Below are the entries; return every line among them that holds the word "plane".

--- Extracted data ---

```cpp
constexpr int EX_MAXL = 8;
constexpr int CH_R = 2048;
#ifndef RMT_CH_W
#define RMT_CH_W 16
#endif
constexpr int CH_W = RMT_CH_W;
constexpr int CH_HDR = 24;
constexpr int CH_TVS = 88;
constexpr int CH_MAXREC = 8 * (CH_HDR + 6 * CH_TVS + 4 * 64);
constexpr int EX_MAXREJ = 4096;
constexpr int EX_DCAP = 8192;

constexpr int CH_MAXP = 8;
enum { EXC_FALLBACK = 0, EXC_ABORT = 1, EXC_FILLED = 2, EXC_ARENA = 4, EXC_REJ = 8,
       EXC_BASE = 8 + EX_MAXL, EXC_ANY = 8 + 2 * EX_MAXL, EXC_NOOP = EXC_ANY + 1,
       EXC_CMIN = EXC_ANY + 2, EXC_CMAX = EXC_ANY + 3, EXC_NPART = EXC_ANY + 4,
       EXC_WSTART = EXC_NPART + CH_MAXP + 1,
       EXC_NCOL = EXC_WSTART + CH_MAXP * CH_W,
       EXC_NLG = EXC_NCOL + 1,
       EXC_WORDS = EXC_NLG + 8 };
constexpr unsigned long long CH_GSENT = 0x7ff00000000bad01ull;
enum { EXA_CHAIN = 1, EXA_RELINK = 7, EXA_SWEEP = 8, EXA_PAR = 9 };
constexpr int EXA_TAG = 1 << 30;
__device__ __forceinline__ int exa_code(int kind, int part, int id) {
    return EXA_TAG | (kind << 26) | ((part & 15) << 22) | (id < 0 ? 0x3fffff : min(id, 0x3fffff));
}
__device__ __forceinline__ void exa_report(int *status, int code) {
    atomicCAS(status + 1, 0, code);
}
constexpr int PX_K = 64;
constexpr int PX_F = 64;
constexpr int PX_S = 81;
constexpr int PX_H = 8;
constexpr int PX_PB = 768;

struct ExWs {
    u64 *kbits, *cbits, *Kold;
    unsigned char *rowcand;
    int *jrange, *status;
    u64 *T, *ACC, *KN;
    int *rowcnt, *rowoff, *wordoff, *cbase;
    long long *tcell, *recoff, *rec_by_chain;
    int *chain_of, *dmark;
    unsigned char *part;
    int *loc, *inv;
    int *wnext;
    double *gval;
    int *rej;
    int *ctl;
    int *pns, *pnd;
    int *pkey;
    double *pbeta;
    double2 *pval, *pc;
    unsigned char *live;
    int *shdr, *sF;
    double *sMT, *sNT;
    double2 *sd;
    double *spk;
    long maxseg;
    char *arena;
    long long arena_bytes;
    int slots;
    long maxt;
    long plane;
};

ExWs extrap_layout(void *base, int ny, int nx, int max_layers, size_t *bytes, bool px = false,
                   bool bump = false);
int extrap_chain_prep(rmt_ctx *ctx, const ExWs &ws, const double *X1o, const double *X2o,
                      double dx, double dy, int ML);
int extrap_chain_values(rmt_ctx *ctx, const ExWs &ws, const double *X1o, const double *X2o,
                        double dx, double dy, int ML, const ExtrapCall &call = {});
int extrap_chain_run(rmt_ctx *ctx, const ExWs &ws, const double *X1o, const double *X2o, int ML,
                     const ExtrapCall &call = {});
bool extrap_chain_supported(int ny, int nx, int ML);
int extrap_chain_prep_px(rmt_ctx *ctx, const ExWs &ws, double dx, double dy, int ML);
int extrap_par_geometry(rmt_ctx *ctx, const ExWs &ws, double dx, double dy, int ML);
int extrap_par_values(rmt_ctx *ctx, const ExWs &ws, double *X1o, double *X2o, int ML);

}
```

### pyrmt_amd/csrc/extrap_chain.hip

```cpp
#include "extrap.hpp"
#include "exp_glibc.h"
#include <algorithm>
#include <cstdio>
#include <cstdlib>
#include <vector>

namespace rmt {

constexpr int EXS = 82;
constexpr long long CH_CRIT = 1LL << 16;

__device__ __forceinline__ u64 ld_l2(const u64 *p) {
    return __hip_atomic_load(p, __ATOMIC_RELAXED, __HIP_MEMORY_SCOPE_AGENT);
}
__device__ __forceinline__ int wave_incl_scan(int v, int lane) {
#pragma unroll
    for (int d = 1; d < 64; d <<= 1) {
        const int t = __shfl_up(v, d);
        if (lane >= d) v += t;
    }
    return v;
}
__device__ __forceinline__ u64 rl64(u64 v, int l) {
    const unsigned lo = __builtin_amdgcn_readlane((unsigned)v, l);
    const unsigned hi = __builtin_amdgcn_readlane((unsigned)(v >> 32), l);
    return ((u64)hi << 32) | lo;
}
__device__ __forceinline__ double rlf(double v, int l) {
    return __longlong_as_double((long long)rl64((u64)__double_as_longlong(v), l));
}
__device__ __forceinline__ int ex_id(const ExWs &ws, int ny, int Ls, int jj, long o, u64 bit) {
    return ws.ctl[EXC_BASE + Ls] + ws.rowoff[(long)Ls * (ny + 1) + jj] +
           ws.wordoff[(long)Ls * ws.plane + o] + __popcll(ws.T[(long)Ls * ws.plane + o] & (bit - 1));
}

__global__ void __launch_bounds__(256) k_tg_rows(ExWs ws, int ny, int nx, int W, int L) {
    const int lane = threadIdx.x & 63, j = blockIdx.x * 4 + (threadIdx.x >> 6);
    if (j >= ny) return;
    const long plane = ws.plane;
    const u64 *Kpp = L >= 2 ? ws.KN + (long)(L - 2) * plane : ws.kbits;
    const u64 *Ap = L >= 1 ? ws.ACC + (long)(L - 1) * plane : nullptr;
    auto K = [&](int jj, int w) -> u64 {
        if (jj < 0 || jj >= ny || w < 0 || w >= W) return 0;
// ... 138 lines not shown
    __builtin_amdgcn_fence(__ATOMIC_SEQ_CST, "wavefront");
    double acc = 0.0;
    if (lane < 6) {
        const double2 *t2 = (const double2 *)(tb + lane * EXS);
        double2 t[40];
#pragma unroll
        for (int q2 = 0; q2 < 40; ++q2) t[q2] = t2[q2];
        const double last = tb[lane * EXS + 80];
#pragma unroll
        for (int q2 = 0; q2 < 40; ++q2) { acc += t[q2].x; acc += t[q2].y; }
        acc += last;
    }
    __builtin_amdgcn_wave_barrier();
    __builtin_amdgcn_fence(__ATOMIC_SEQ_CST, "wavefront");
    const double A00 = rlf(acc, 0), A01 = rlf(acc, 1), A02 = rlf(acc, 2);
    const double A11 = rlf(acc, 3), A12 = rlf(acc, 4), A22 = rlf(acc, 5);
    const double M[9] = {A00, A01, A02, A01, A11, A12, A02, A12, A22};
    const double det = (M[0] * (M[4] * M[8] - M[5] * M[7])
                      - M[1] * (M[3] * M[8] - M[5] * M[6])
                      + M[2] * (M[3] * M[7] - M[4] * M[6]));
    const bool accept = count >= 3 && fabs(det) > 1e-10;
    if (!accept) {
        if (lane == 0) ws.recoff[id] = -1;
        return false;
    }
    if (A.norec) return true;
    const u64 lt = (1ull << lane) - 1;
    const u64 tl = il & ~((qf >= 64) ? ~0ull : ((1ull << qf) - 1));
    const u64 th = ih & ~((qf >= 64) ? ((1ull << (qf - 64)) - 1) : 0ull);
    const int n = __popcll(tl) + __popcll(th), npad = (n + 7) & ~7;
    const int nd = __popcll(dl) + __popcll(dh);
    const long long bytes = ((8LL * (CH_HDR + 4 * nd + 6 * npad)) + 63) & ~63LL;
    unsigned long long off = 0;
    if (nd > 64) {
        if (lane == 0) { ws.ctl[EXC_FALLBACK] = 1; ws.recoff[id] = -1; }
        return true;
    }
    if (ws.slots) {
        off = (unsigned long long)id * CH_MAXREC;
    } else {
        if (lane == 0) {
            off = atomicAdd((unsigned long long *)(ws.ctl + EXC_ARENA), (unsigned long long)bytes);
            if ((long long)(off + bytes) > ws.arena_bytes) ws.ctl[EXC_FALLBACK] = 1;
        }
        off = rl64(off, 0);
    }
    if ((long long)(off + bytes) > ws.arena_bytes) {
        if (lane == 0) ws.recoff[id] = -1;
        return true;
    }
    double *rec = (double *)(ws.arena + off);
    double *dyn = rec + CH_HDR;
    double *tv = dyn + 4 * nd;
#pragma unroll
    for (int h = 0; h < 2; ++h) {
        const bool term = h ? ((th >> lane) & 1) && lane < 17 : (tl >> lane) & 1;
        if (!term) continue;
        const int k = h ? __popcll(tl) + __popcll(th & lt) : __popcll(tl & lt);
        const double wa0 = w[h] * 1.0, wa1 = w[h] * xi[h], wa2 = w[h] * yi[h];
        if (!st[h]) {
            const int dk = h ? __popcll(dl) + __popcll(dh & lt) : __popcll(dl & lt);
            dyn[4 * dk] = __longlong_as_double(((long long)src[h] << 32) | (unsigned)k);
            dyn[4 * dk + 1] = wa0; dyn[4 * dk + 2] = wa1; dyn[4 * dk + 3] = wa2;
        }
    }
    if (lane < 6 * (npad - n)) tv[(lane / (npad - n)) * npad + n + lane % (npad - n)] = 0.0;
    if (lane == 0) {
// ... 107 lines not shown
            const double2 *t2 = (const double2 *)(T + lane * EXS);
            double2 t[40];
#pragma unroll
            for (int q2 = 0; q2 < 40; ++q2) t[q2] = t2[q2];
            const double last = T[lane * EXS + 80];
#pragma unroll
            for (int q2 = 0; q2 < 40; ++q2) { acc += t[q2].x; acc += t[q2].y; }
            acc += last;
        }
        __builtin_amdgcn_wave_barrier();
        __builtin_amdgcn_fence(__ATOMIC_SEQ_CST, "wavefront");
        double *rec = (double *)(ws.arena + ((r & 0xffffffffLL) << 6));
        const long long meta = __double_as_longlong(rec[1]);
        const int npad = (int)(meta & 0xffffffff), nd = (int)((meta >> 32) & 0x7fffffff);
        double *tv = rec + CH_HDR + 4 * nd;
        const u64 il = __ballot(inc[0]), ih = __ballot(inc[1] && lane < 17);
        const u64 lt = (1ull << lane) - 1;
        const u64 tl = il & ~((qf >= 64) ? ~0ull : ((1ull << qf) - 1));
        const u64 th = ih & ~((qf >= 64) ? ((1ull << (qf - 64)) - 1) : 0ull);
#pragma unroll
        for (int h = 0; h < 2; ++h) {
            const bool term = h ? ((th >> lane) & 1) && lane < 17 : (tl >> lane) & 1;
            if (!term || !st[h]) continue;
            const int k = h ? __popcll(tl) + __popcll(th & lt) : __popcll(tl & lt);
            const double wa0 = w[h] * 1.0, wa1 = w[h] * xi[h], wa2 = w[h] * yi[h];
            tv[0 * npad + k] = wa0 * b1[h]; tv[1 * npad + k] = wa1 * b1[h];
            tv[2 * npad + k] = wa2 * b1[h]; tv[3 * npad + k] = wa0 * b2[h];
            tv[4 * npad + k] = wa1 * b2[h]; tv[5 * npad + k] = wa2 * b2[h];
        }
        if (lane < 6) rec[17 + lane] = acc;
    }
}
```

---

• **Answer area**
    long plane;
           ws.wordoff[(long)Ls * ws.plane + o] + __popcll(ws.T[(long)Ls * ws.plane + o] & (bit - 1));
    const long plane = ws.plane;
    const u64 *Kpp = L >= 2 ? ws.KN + (long)(L - 2) * plane : ws.kbits;
    const u64 *Ap = L >= 1 ? ws.ACC + (long)(L - 1) * plane : nullptr;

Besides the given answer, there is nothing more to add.